Dissenting Opinion by
Mr. Justice Cohen:At oral argument and in its brief much of appellant’s argument before us dwelt upon the extent of the auditor general’s power, by regulation, to govern the internal affairs of the association. I consider this argument misdirected. The auditor general’s only concern is to determine if the funds received by appellant from the Commonwealth are being spent in accordance with the purpose for which they were paid. In doing so, the auditor general’s duty and power to examine the books and records of the association are clear, as is his duty to refuse to approve requisitions for further payment if he determines that funds are being used for an improper purpose. This does not involve interference with the internal affairs of appellant for, as the Auditor General has stated, nothing prevents the association from establishing a special death bene*92fit limited in its coverage as long as Commonwealth funds are not used for this purpose.
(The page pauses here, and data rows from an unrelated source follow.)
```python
class FusedLayer:
    def __init__(self, qmodel, m: LayerMatch):
        self.m = m
        self.bw = qmodel.bit_width
        qp = qmodel.quant_params
        deq = qmodel._dequant_input
        cf = lambda v: _const_float(qmodel, v)
        self.g1, self.be1 = cf(m.ln1.inputs[1]).dev, cf(m.ln1.inputs[2]).dev
        self.g2, self.be2 = cf(m.ln2.inputs[1]).dev, cf(m.ln2.inputs[2]).dev
        self.eps1 = _f32(m.ln1.attrs.get("epsilon", 1e-5))
        self.eps2 = _f32(m.ln2.attrs.get("epsilon", 1e-5))
        self.p_ln1, self.p_ln2 = qp[m.ln1_out.name], qp[m.ln2_out.name]
        self.p_sm, self.p_ctx, self.p_h = qp[m.sm_out.name], qp[m.rs3_out.name], qp[m.h_out.name]
        self.p_head = {r: qp[m.roles[r]["tr_out"].name] for r in "qkv"}
        bts, cols, biases, self.s_w = [], [], [], {}
        for r in "qkv":
            w = m.roles[r]["w"].data
            bt, col = w.weight_operand()
            bts.append(bt)
            cols.append(col)
            biases.append(deq(m.roles[r]["bias"]).dev)
# ... 10 lines not shown
        self.s_wo, self.s_w1, self.s_w2 = m.wo.data.scale, m.w1.data.scale, m.w2.data.scale
        self.bias_o, self.bias_1, self.bias_2 = deq(m.bo).dev, deq(m.b1).dev, deq(m.b2).dev
        self.F = self.bt_1.shape[0]
        self.bp = {k: _pack_b(b, self.bw) for k, b in (("qkv", self.bt_qkv), ("o", self.bt_o), ("1", self.bt_1),
                                                        ("2", self.bt_2))}
        self.bpg = {k: _pack_pg(b, self.bw, lay, nibbles=self.bp[k] is not None and self.bp[k][1] == 2)
                    for k, b, lay in (("qkv", self.bt_qkv, 0), ("o", self.bt_o, 1), ("1", self.bt_1, 0),
                                      ("2", self.bt_2, 1))}
        self.cmax = {k: _absmax(c) for k, c in (("qkv", self.col_qkv), ("o", self.col_o), ("1", self.col_1),
                                                 ("2", self.col_2))}
        self.l1max = {k: _l1max(b) for k, b in (("qkv", self.bt_qkv), ("o", self.bt_o), ("1", self.bt_1),
                                                 ("2", self.bt_2))}
        self.ct = {k: _colterm(c, _zp(p)) for k, c, p in (("qkv", self.col_qkv, self.p_ln1), ("o", self.col_o, self.p_ctx),
                                                          ("1", self.col_1, self.p_ln2), ("2", self.col_2, self.p_h))}
        if self.D != m.heads * m.hdim or self.bt_o.shape != (self.D, self.D) or self.bt_2.shape != (self.D, self.F):
            raise NoMatch("layer dimensions")
        self.glut = _gelu_lut(self.p_h, self.bw, m.gelu_div, m.gelu_add, m.gelu_mul)
        zs = [_zp(self.p_head["q"]), _zp(self.p_head["k"]), _zp(self.p_sm), _zp(self.p_head["v"])]
        self.attn_fused = (FUSED_ATTENTION and m.hdim == 64 and 1 <= m.tokens <= 224 and
                           abs(zs[0]) <= 4096 and abs(zs[1]) <= 4096 and abs(zs[2]) <= 1024 and abs(zs[3]) <= 1024)
        self.ln_fuse = self.D == 192 and not os.environ.get("NQK_NO_LNFUSE")
        self.next_ln = None
        self.ln1_by_prev = False

    def _epi(self, **kw) -> Epilogue:
        e = Epilogue()
        e.bit_width = self.bw
        e.group_cols = kw.pop("group_cols", 1 << 30)
        e.tokens, e.heads, e.hdim = self.m.tokens, self.m.heads, self.m.hdim
        e.div, e.add1, e.mul2 = kw.pop("div", 1.0), kw.pop("add1", 0.0), kw.pop("mul2", 1.0)
        for k, v in kw.items():
            if k in ("s_acc", "s_out", "zp_out", "out"):
                arr = getattr(e, k)
                for i, x in enumerate(v):
                    arr[i] = x
            else:
                setattr(e, k, v)
        return e

    @staticmethod
    def _ln_into(e, g, b, eps, p, out):
        e.ln_gamma, e.ln_beta, e.ln_out = g.ptr, b.ptr, out.ptr
        e.ln_eps, e.ln_scale, e.ln_zp = eps, _f32(p.scale), _zp(p)

    def _b(self, e, key, bt):
        bp = self.bp[key]
# ... 10 lines not shown
                      s_acc=[_f32(np.float32(pq.scale) * np.float32(pk.scale))], out=[w["s"].ptr], div=m.div)
        _gemm(EPI_SCORES, w["q"], w["k"], B * H, T, T, Dh, Dh, Dh, None, T * Dh, T * Dh, e)
        call("nqk_softmax_quant", w["s"].vp, w["p"].vp, None, B * H * T, T, Tp,
             _f32(self.p_sm.scale), _zp(self.p_sm), bw)
        e = self._epi(zp_flags=_lib.ZP_ROW | _lib.ZP_COL | _lib.ZP_KCONST, zpa=_zp(self.p_sm), zpb=_zp(pv_), kdim=T,
                      s_acc=[_f32(np.float32(self.p_sm.scale) * np.float32(pv_.scale))],
                      s_out=[_f32(self.p_ctx.scale)], zp_out=[_zp(self.p_ctx)], out=[w["ctx"].ptr], ld_out=D)
        _gemm(EPI_PV, w["p"], w["vt"], B * H, T, Dh, Tp, Tp, Tp, None, T * Tp, Dh * Tp, e)

    def run(self, ws: "Workspace", streams: Streams = _ONE_STREAM):
        m = self.m
        x = m.x_in.data
        if isinstance(x, QTensor):
            streams.join()
            x = x.dequantize()
        if not isinstance(x, FTensor):
            raise ValueError("fused layer input must be a float or quantized tensor")
        B, T, D = x.dev.shape
        if T != m.tokens or D != self.D:
            raise ValueError(f"layer input {x.dev.shape} does not match the graph ({m.tokens}, {self.D})")
        H, Dh, F = m.heads, m.hdim, self.F
        Tp = (T + 15) // 16 * 16
        w = ws.get(B, T, Tp, H, Dh, D, F, unfused_attention=not self.attn_fused)
        x2 = DeviceArray((B, T, D), np.float32)
        if not self.attn_fused:
            streams.join()
            streams = _ONE_STREAM
        streams.halves(B, lambda s_idx, i0, nb: self._run_part(w, x.dev, w["x1"], x2, i0, nb, s_idx, streams.parts))
        m.x_out.data = FTensor(x2)

    def _run_part(self, w, xd, x1d, x2d, i0, nb, s_idx=0, parts=1):
        m, bw = self.m, self.bw
        lag = _stream_lag() if parts > 1 else None
        if lag and s_idx > 0:
            _lib.call("nqk_event_wait", _lag_event(s_idx - 1))

        def mark(point):
            if lag == point and s_idx + 1 < parts:
                _lib.call("nqk_event_record", _lag_event(s_idx))
        T, D = m.tokens, self.D
        H, Dh, F = m.heads, m.hdim, self.F
        Mrows = nb * T
        Tp = (T + 15) // 16 * 16
        r0 = i0 * T

        def rows(arr, ncol):
            return arr.offset_view(r0 * ncol, (Mrows, ncol))

        x, x1, x2 = (rows(t.reshape((t.size // D, D)), D) for t in (xd, x1d, x2d))
        lnq, ln2q, ctx, hh = rows(w["lnq"], D), rows(w["ln2q"], D), rows(w["ctx"], D), rows(w["h"], F)
        hq = i0 * H * T * Dh
        q, k, v = (w[r].offset_view(hq, (nb * H * T, Dh)) for r in "qkv")
        call = _lib.call
        if not self.ln1_by_prev:
            _ln_quant(x, self.g1, self.be1, lnq, Mrows, D, self.eps1, self.p_ln1, bw)
        mark("ln1")
        s_a = np.float32(self.p_ln1.scale)
        e = self._epi(zp_flags=_lib.ZP_COL, zpa=_zp(self.p_ln1), group_cols=D, col=self.col_qkv.ptr,
                      col_absmax=self.cmax["qkv"], col_l1max=self.l1max["qkv"], colterm=_ptr(self.ct["qkv"]),
                      s_acc=[_f32(s_a * np.float32(self.s_w[r])) for r in "qkv"],
                      s_out=[_f32(self.p_head[r].scale) for r in "qkv"],
                      zp_out=[_zp(self.p_head[r]) for r in "qkv"],
                      out=[q.ptr, k.ptr, v.ptr], bias=self.bias_qkv.ptr)
        _gemm(EPI_QKV, lnq, self._b(e, "qkv", self.bt_qkv), 1, Mrows, 3 * D, D, D, D, None, 0, 0, e)
        mark("qkv")
        pq, pk, pv_ = self.p_head["q"], self.p_head["k"], self.p_head["v"]
        if self.attn_fused:
            a = _lib.Attention()
            a.heads, a.tokens, a.hdim, a.ld_out, a.bit_width = H, T, Dh, D, bw
            a.zq, a.zk = _zp(pq), _zp(pk)
            a.s_qk, a.div = _f32(np.float32(pq.scale) * np.float32(pk.scale)), m.div
            a.s_p, a.zp_p = _f32(self.p_sm.scale), _zp(self.p_sm)
            a.s_pv, a.zv = _f32(np.float32(self.p_sm.scale) * np.float32(pv_.scale)), _zp(pv_)
            a.s_ctx, a.zp_ctx = _f32(self.p_ctx.scale), _zp(self.p_ctx)
            t0 = KM.TIMER.begin() if KM.TIMER is not None else None
            call("nqk_attention_fused", q.vp, k.vp, v.vp, ctx.vp, nb * H, ctypes.byref(a))
            if t0 is not None:
                KM.TIMER.end("attention", t0, (2 * 2 * nb * H * T * T * Dh, 3 * nb * H * T * Dh + nb * T * D))
        else:
            self._attention_unfused(w, nb, T, Tp, H, Dh, D)
        mark("attn")
        e = self._epi(zp_flags=_lib.ZP_COL, zpa=_zp(self.p_ctx), col=self.col_o.ptr, col_absmax=self.cmax["o"], col_l1max=self.l1max["o"],
                      colterm=_ptr(self.ct["o"]),
                      s_acc=[_f32(np.float32(self.p_ctx.scale) * np.float32(self.s_wo))], bias=self.bias_o.ptr,
                      resid=x.ptr, out=[x1.ptr])
        if self.ln_fuse:
            self._ln_into(e, self.g2, self.be2, self.eps2, self.p_ln2, ln2q)
        _gemm(EPI_RESID, ctx, self._b(e, "o", self.bt_o), 1, Mrows, D, D, D, D, None, 0, 0, e)
        if not self.ln_fuse:
            _ln_quant(x1, self.g2, self.be2, ln2q, Mrows, D, self.eps2, self.p_ln2, bw)
        e = self._epi(zp_flags=_lib.ZP_COL, zpa=_zp(self.p_ln2), col=self.col_1.ptr, col_absmax=self.cmax["1"], col_l1max=self.l1max["1"],
                      colterm=_ptr(self.ct["1"]),
                      s_acc=[_f32(np.float32(self.p_ln2.scale) * np.float32(self.s_w1))], bias=self.bias_1.ptr,
                      s_out=[_f32(self.p_h.scale)], zp_out=[_zp(self.p_h)], out=[hh.ptr],
                      div=m.gelu_div, add1=m.gelu_add, mul2=m.gelu_mul)
        if self.glut is not None:
            e.gelu_lut, e.lut_n = self.glut[0].ptr, self.glut[2]
            for j, kv in enumerate(self.glut[1]):
                e.lut_k[j] = kv
        _gemm(EPI_GELU, ln2q, self._b(e, "1", self.bt_1), 1, Mrows, F, D, D, D, None, 0, 0, e)
        e = self._epi(zp_flags=_lib.ZP_COL, zpa=_zp(self.p_h), col=self.col_2.ptr, col_absmax=self.cmax["2"], col_l1max=self.l1max["2"],
                      colterm=_ptr(self.ct["2"]),
                      s_acc=[_f32(np.float32(self.p_h.scale) * np.float32(self.s_w2))], bias=self.bias_2.ptr,
                      resid=x1.ptr, out=[x2.ptr])
        nl = self.next_ln
        if nl is not None:
            self._ln_into(e, nl.g1, nl.be1, nl.eps1, nl.p_ln1, lnq)
        _gemm(EPI_RESID, hh, self._b(e, "2", self.bt_2), 1, Mrows, D, F, F, F, None, 0, 0, e)


def _pack_b(bt, bit_width=8):
    N, K = bt.shape
# ... 80 lines not shown
        raise ValueError("fused GEMM operands must be 16-byte padded")
    need_a = (batch - 1) * a_ms + (M - 1) * lda + K if batch > 1 else (M - 1) * lda + K
    need_b = (batch - 1) * b_ms + (N - 1) * ldb + K if batch > 1 else (N - 1) * ldb + K
    if e.b_packed:
        need_b = ((N + 255) // 256 * 256) * K // (2 if e.b_packed == 2 else 1)
    if need_a > a.size or need_b > bt.size * bt.dtype.itemsize:
        raise ValueError("fused GEMM operand smaller than its shape")
    t0 = KM.TIMER.begin() if KM.TIMER is not None else None
    _lib.call("nqk_qgemm_fused", epi, a.vp, bt.vp, batch, M, N, K, lda, ldb,
              _lib.i64arr(bmap) if bmap is not None else None, a_ms, b_ms, ctypes.byref(e))
    if t0 is not None:
        name = _EPI_NAMES[epi]
        out_b = 8 * M * N if epi == EPI_RESID else (M * N if epi in (EPI_QKV, EPI_GELU) else 0)
        if epi == EPI_RESID:
            name = "down" if K > N else "out"
        KM.TIMER.end("qgemm_" + name, t0, (2 * batch * M * N * K, batch * (M * K + N * K + out_b)))


class Workspace:

    def __init__(self):
        self.key = None
        self.bufs = {}

    def get(self, B, T, Tp, H, Dh, D, F, unfused_attention=True):
        key = (B, T, Tp, H, Dh, D, F)
        if key != self.key:
            M = B * T
            self.bufs = {
                "lnq": DeviceArray((M, D), np.int8), "ln2q": DeviceArray((M, D), np.int8),
                "q": DeviceArray((B * H * T, Dh), np.int8), "k": DeviceArray((B * H * T, Dh), np.int8),
                "v": DeviceArray((B * H * T, Dh), np.int8),
                "ctx": DeviceArray((M, D), np.int8), "h": DeviceArray((M, F), np.int8),
                "x1": DeviceArray((B, T, D), np.float32),
            }
            self.key = key
        if unfused_attention and "s" not in self.bufs:
            self.bufs.update({"vt": DeviceArray((B * H, Dh, Tp), np.int8),
                              "s": DeviceArray((B * H, T, T), np.float32),
                              "p": DeviceArray((B * H, T, Tp), np.int8)})
        return self.bufs


class FusedAwayError(RuntimeError):
    """Reading a FusedAway value."""


class FusedAway:

    def __init__(self, name):
        self.name = name

    def _error(self):
        return FusedAwayError(f"value {self.name!r} was computed inside a fused plan step and not kept; "
                              "set QModel.keep_values = True to read intermediates")

    def __getattr__(self, attr):
        if attr.startswith("__") and attr.endswith("__"):
            raise AttributeError(attr)
        raise self._error()

    def __array__(self, *args, **kwargs):
        raise self._error()

# ... 46 lines not shown
                    claimed[n] = layer
        placed = set()
        for node in qmodel.nodes:
            layer = claimed.get(node)
            if layer is None:
                self.steps.append(("node", node))
            elif isinstance(layer, LnGather):
                if node is layer.g:
                    self.steps.append(("ln_gather", layer))
            elif isinstance(layer, FusedEmbed):
                if node is layer.m.conv:
                    self.steps.append(("embed_pre", layer))
                elif node is layer.m.add:
                    self.steps.append(("embed", layer))
            elif id(layer) not in placed:
                placed.add(id(layer))
                self.steps.append(("layer", layer))
                self.fused += 1
        for (k0, a), (k1, b) in zip(self.steps, self.steps[1:]):
            if (k0 == "layer" and k1 == "layer" and a.ln_fuse and b.ln_fuse and b.m.x_in is a.m.x_out and
                    (a.D, a.F, a.m.heads, a.m.hdim, a.m.tokens, a.attn_fused) ==
                    (b.D, b.F, b.m.heads, b.m.hdim, b.m.tokens, b.attn_fused)):
                a.next_ln, b.ln1_by_prev = b, True
        self.internal = [v for node in qmodel.nodes if node in claimed for v in node.outputs]

    def run(self, qmodel, times=None, profile=False):
        streams = Streams(self.split, int(os.environ.get("NQK_STREAMS", "2")))
        for v in self.internal:
            v.data = FusedAway(v.name)
        try:
            for kind, obj in self.steps:
                if kind == "node":
                    streams.join()
                    qmodel._run_node(obj, times, profile)
                elif kind == "embed_pre":
                    obj.pre(qmodel)
                elif kind == "embed":
                    obj.run(qmodel, streams)
                elif kind == "ln_gather":
                    streams.join()
                    obj.run(qmodel, times, profile)
                else:
                    obj.run(self.ws, streams)
        finally:
            _lib.call("nqk_set_stream", 0)
            streams.join()


def compile_plan(qmodel) -> Plan:
    return Plan(qmodel)
```

Baseline: 29570 samples/s.

## Compute only CLS token rows in final transformer layer before LN/Gather

When the last layer's output only feeds a LayerNorm+Gather of token 0, the final layer now runs attention for just the first query row (new q_rows parameter in the fused attention kernel) and runs the out-projection/MLP on B rows instead of B*T. The full output becomes a lazily computed deferred tensor, or is fused away inside the graph executor. This removes the attention queries, out-proj and MLP work for the remaining tokens in the last layer. In exchange it adds CLS-specific workspace buffers, strided copies, and a plan rewrite that depends on the graph gathering index 0.

```diff
diff --git a/include/nqk.h b/include/nqk.h
--- a/include/nqk.h
+++ b/include/nqk.h
@@ -191,7 +191,7 @@
                          int64_t Rp);
 
 typedef struct nqk_attention {
-  int32_t heads, tokens, hdim, ld_out, bit_width, pad0;
+  int32_t heads, tokens, hdim, ld_out, bit_width, q_rows;
   int64_t zq, zk;
   float s_qk, div;
   float s_p, s_pv;
diff --git a/numpy-quant_amd/csrc/nqk_attn.hip b/numpy-quant_amd/csrc/nqk_attn.hip
--- a/numpy-quant_amd/csrc/nqk_attn.hip
+++ b/numpy-quant_amd/csrc/nqk_attn.hip
@@ -61,6 +61,7 @@
   double rdiv, rs_p, zp_p, rs_ctx, zp_ctx, lo, hi;
   float inv_div, rs_ctx_f, zp_p_f, zp_ctx_f, lo_f, hi_f;
   float s_qkd;
+  int QR;
 };
 
 __device__ __forceinline__ int swz64a(int row, int chunk) { return row * 64 + ((chunk ^ ((row >> 2) & 3)) << 4); }
@@ -252,7 +253,7 @@
               packed = (packed & ~(0xffu << (8 * jj))) | ((uint32_t)(qv & 0xff) << (8 * jj));
             }
           }
-          if (m < T) *reinterpret_cast<uint32_t*>(orow + d0) = packed;
+          if (m < a.QR) *reinterpret_cast<uint32_t*>(orow + d0) = packed;
           __builtin_amdgcn_sched_barrier(0);
           continue;
         } else {
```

Therefore, acknowledging, as the majority does, the auditor general’s duty and power to audit appellant’s records and to withhold approval of future requisitions of Commonwealth funds if he discovered an improper use of such funds, we are faced with what is the true issue in this case: Is the use of Commonwealth funds in the manner described a violation of the purposes for which they were appropriated?1
The Act of 1895, supra, does not specify the purposes for which these funds are to be used. It states that the amount involved shall be paid “. . . to the relief fund association of . . . the fire department, or of such fire company, or fire companies, paid or volunteer ... as is or are engaged in the service of [the municipality] and duly recognized as such by the council . . . of such city . . . .” In Commonwealth v. Souder, 376 Pa. 78, 101 A. 2d 693 (1954), we affirmed a decision of the Superior Court, 172 Pa. Superior Ct. 463, 94 A. 2d 136 (1953), holding that individual members of an association designated by a municipality to receive the funds could not divide the funds privately. The necessary, though unstated, implication of that holding was that the funds had to be used for the general relief and protection of all the members of the receiving association. We so indicated in our prior opinion in this case, 415 Pa. 305, 308, 203 A. 2d 476, 478, and in our opinion in Hanover Township Police Pension & Benefit Fund Association Case, 396 Pa. 313, 152 A. 2d 705 *93(1959), dealing with the analogous police pension benefit associations which receive the premiums tax paid to the Commonwealth by foreign casualty insurance companies.
I perceive no reason to retreat from this position. While appellant argues with some force that its special death benefit serves a useful purpose in the recruitment of volunteers and in practice costs very little, it cannot escape the fact that Commonwealth funds intended for the relief of all members of the association are being used to provide a benefit for fewer than all. This is improper and cannot be justified even for good reasons. Therefore, I would now squarely hold that the payments made by the Commonwealth under the Act of 1895 may be used only for the general relief of all active and formerly active members of the relief fund associations.
With respect to the $100 per year payment by appellant to the Firemen’s Legislative Federation of Pennsylvania, I am tempted to say simply that this is de minimis in view of its negligible effect upon appellant’s funds. However, I do not believe that such a conclusion is warranted in a situation where we deal with a statutory directive of this nature. There is no way to comply with the legislative purpose of providing relief for firemen except to do so completely, and use of any of the Commonwealth funds for lobbying activity is not such a compliance. It just does not jell to say that the legislature has permitted funds that it allocated for a designated purpose to be used to influence and to direct the prospective determinations Of the appropriating authority.
I dissent.
Mr. Justice O’Brien joins in this dissenting opinion.There is no room for the argument that no violation could have occurred here because only the interest on the funds was set aside for the special death benefit. The same restrictions apply to the interest as to the principal. Commonwealth ex rel. v. Flowers, 320 Pa. 73, 181 Atl. 485 (1935); Reliance Bldg. & Loan Ass’n Case, 141 Pa. Superior Ct. 315, 14 A. 2d 581 (1940).